Expectations from solar

Aug 17, 2023
3
Beneteau 373 St Peters
We've had solar panels on our boat since we purchased it, but I'm only now looking at them more closely. We have 2 100 W panels in parallel, which by my calculations should be able to provide up to about 15 amps or so of power in ideal conditions. However, I never seem to be able to get any more than about 3 amps at any time in strong direct sunlight. Am I mistaken in my understanding, or is there something wrong with my system?
 
Jan 11, 2014
12,962
Sabre 362 113 Fair Haven, NY
Welcome to SBO.

First question, how are you measuring the current produced?

Where is the current being measured? At the controller or on the system?

What type of panels do you have and where are they located?

What kind of controller and what brand?

Does each panel have its own controller?

Each panel in full sunlight can be expected to produce about 8 amps, so your estimate of 15 amps is about correct. Over the course of the day the panels can be expected to produce about 3 to 4 times the nominal capacity, or 600 to 800 watt hours.

The biggest culprit in reduced solar production is shading. Depending on the placement and quality of the panels. Higher quality panels are more immune to shading, less expensive panels are more subject to shading effects.

If you are using the system ammeter to measure production what you are really measuring is the net current returning to the battery; current produced less the current being consumed by any devices that are turned on = net current to the battery.

Poor connections can also cause a reduction in current reaching the battery.

Fill us in with some more information and we'll help you find the problem.
 
Aug 17, 2023
3
Beneteau 373 St Peters
Thanks. These panels are set up where they are not shaded as they are above the cockpit, so that is not an issue. The noted 3A is the best I ever see coming from them, and it's usually less than that.

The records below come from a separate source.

int omni_equi2pers_aux(float* xyz, float* uv, int ph, int pw, int nrows, float fov_h, float fov_w,
                       omni_stream_t stream);

int omni_pers2equi(const void* pers, void* erp, int dtype, int B, int C, int ph, int pw,
                   int H, int W, int nrows, float fov_h, float fov_w, int layout,
                   omni_stream_t stream);

int omni_patches_to_planar(const void* src, void* dst, int dtype, int B, int C, int ph, int pw, int N, omni_stream_t stream);

int omni_pers2equi_conf(const void* pred_w, const void* conf, float* out, int dtype, int B,
                        int ph, int pw, int H, int W, int nrows, float fov_h, float fov_w,
                        int layout, omni_stream_t stream);

int omni_equi2pers_g(const omni_geometry_t* g, const void* erp, void* pers, int dtype, int B, int C,
                     int layout, omni_stream_t stream);
int omni_pers2equi_g(const omni_geometry_t* g, const void* pers, void* erp, int dtype, int B, int C,
                     int layout, omni_stream_t stream);

enum omni_act { OMNI_ACT_NONE = 0, OMNI_ACT_RELU = 1, OMNI_ACT_GELU = 2 };

int omni_equi2pers_bwd(const void* grad_pers, void* grad_erp, int dtype, int B, int C, int H, int W,
                       int ph, int pw, int nrows, float fov_h, float fov_w, int layout, omni_stream_t stream);
int omni_pers2equi_bwd(const void* grad_erp, void* grad_pers, int dtype, int B, int C, int ph, int pw,
                       int H, int W, int nrows, float fov_h, float fov_w, int layout, omni_stream_t stream);
int omni_conv2d_nhwc_f32(const float* src1, const float* src2, const float* wt, const float* bias,
                         const float* res, float* dst, int M, int H, int W, int C1, int C2, int Cout,
                         int KH, int KW, int stride, int pad, int act, omni_stream_t stream);
int omni_conv2d_splitk_plan(long long rows, int Cout, int ksteps);
int omni_conv2d_nhwc_f32_ws(const float* src1, const float* src2, const float* wt, const float* bias,
                            const float* res, float* dst, int M, int H, int W, int C1, int C2, int Cout,
                            int KH, int KW, int stride, int pad, int act, int splitk, float* ws, size_t ws_bytes,
                            omni_stream_t stream);
int omni_conv2d_nhwc_f16x3_ws(const float* src1, const float* src2, const void* wt16, const float* bias,
                              const float* res, float* dst, int M, int H, int W, int C1, int C2, int Cout,
                              int KH, int KW, int stride, int pad, int act, int splitk, float* ws, size_t ws_bytes,
                              omni_stream_t stream);
int omni_conv2d_sh_f16x3_ws(const void* src1, const void* src2, const void* wt16, const float* bias,
                            const void* res, void* dst, int fmt, int M, int H, int W, int C1, int C2, int Cout,
                            int KH, int KW, int stride, int pad, int act, int splitk, float* ws, size_t ws_bytes,
                            omni_stream_t stream);
int omni_gemm_rows_sh_f16x3(const void* x, const void* wt16r, const float* bias, const float* res, void* dst, int fmt,
                            int rows, int K, int N, int act, omni_stream_t stream);
int omni_gemm_rows_pack(const void* wt16, void* wt16r, int N, int K, omni_stream_t stream);
int omni_gemm_rows_ln_sh_f16x3(const float* x, const float* ln_weight, const float* ln_bias, float eps, const void* wt16r, const float* bias,
                               const float* res, void* dst, int fmt, int rows, int N, int act, omni_stream_t stream);
int omni_conv3x3_up2_sh_f16x3(const void* src, const void* wt16, const float* bias, void* dst, int fmt,
                              int M, int Hl, int Wl, int C, int Cout, int act, omni_stream_t stream);
size_t omni_up2_heads_scratch_bytes(int M, int P);
int omni_conv3x3_up2_heads_sh_f16x3(const void* src, const void* wt16, const float* bias, const void* heads_w16f, float bias_pred, float bias_weight,
                                    float* scratch, size_t scratch_bytes, float* out_a, float* out_c, int M, int P, int confidence, omni_stream_t stream);
int omni_conv3x3_up2_heads_sh_f16x1(const void* src, const void* wt16, const float* bias, const void* heads_w16f, float bias_pred, float bias_weight,
                                    float* scratch, size_t scratch_bytes, float* out_a, float* out_c, int M, int P, int confidence, omni_stream_t stream);
int omni_heads_pack_f16x3(const float* w_host, void* dst_host);
int omni_conv2d_sh_f16x3_post_ws(const void* src1, const void* src2, const void* wt16, const float* bias,
                                 const void* res, void* dst, int fmt, int M, int H, int W, int C1, int C2, int Cout,
                                 int KH, int KW, int stride, int pad, int act, int splitk, float* ws, size_t ws_bytes,
                                 const float* post, size_t post_elems, omni_stream_t stream);
int omni_wino_input_sh(const void* src, void* V, int M, int H, int W, int C, omni_stream_t stream);
int omni_conv3x3_wino_sh_f16x3(const void* V, const void* wt16, const float* bias, const void* res, void* dst, int fmt,
                               int M, int H, int W, int C, int Cout, int act, int splitk, float* ws, size_t ws_bytes, omni_stream_t stream);
int omni_sh_from_f32(const float* src, void* dst, size_t n, omni_stream_t stream);
int omni_sh_to_f32(const void* src, float* dst, size_t n, omni_stream_t stream);
int omni_sh_overflow(int* flag, int reset);
int omni_stem_f32(const float* src, const float* wt, const float* bias, float* dst, int M, int P, omni_stream_t stream);
int omni_maxpool3x3s2_f32(const float* src, float* dst, int M, int H, int W, int C, omni_stream_t stream);
int omni_upsample_bilinear_f32(const float* src, float* dst, int M, int H, int W, int C, int Ho, int Wo, omni_stream_t stream);
int omni_add_hw_f32(float* x, const float* y, int M, int HW, int C, omni_stream_t stream);
int omni_add_period_f32(float* x, const float* y, size_t total, size_t period, omni_stream_t stream);
int omni_stem_sh(const float* src, const float* wt, const float* bias, void* dst, int M, int P, omni_stream_t stream);
int omni_stem_sh_f16x3(const float* src, const void* wt16, const float* bias, void* dst, int M, int P, omni_stream_t stream);
int omni_stem_sh_f16x1(const float* src, const void* wt16, const float* bias, void* dst, int M, int P, omni_stream_t stream);
int omni_maxpool3x3s2_sh(const void* src, void* dst, int M, int H, int W, int C, omni_stream_t stream);
int omni_upsample_bilinear_sh(const void* src, void* dst, int M, int H, int W, int C, int Ho, int Wo, omni_stream_t stream);
int omni_up2_tapsum_sh(const float* y, const float* bias, void* dst, int M, int Hl, int Wl, int Cout, int act, omni_stream_t stream);
int omni_add_hw_sh(void* x, const float* y, int M, int HW, int C, omni_stream_t stream);
int omni_add_period_sh(void* x, const float* y, size_t total, size_t period, omni_stream_t stream);
int omni_layernorm512_sh(const float* x, const float* g, const float* b, void* y, int rows, float eps, omni_stream_t stream);
int omni_gemm_rows_slices_sh_f16x3(const void* x, const void* wt16r, float* parts, int rows, int K, int N, int slices, omni_stream_t stream);
int omni_gemm_rows_ln_parts_sh_f16x3(const float* parts, int nparts, const float* pbias, const float* pres, float* xout,
                                     const float* ln_weight, const float* ln_bias, float eps, const void* wt16r, const float* bias,
                                     void* dst, int fmt, int rows, int N, int act, omni_stream_t stream);
int omni_splitk_reduce_ln512(const float* parts, int nparts, const float* bias, const float* res, float* tok, const float* ln_weight, const float* ln_bias,
                             float eps, void* y, int fmt, int rows, omni_stream_t stream);
int omni_gemm_sh_f16x3_ln512_ws(const void* x, const void* wt16, const float* bias, const float* res, float* tok, const float* ln_g, const float* ln_b,
                                float eps, void* y, int fmt, int rows, int K, int splitk, float* ws, size_t ws_bytes, omni_stream_t stream);
int omni_attention_qkv_sh(const float* qkv, void* out, int B, int N, omni_stream_t stream);
int omni_token_pack_f32(const float* d, const float* pos, float* tok, int M, int N, int HW, int C, omni_stream_t stream);
int omni_layernorm512_f32(const float* x, const float* g, const float* b, float* y, int rows, float eps, omni_stream_t stream);
int omni_attention_f32(const float* q, const float* kv, float* out, int B, int N, omni_stream_t stream);
int omni_heads_f32(const float* x, const float* w, float bias_pred, float bias_weight, float* out_a, float* out_c,
                   int M, int P, int confidence, omni_stream_t stream);
int omni_mlp_points_f32(const float* xyz, const float* depth, const float* w1, const float* b1, const float* w2,
                        const float* b2, float* out, int Mo, int N, int HW, omni_stream_t stream);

This is what I see on the regulator. It is set up that the positive wire from the panels runs to the regulator. From there, it goes through a toggle switch (to turn the juice on/off). Then to a battery switch, then directly to the battery. The negative is grounded.

The solar panels are from Sharp. The regulator is CMP24 Solar Regulator.

On my battery monitor, it is showing a net draw (we have refrigeration). But if I shut off the refrigeration and other draws on the battery, I get a net increase in line with what I see on the solar regulator.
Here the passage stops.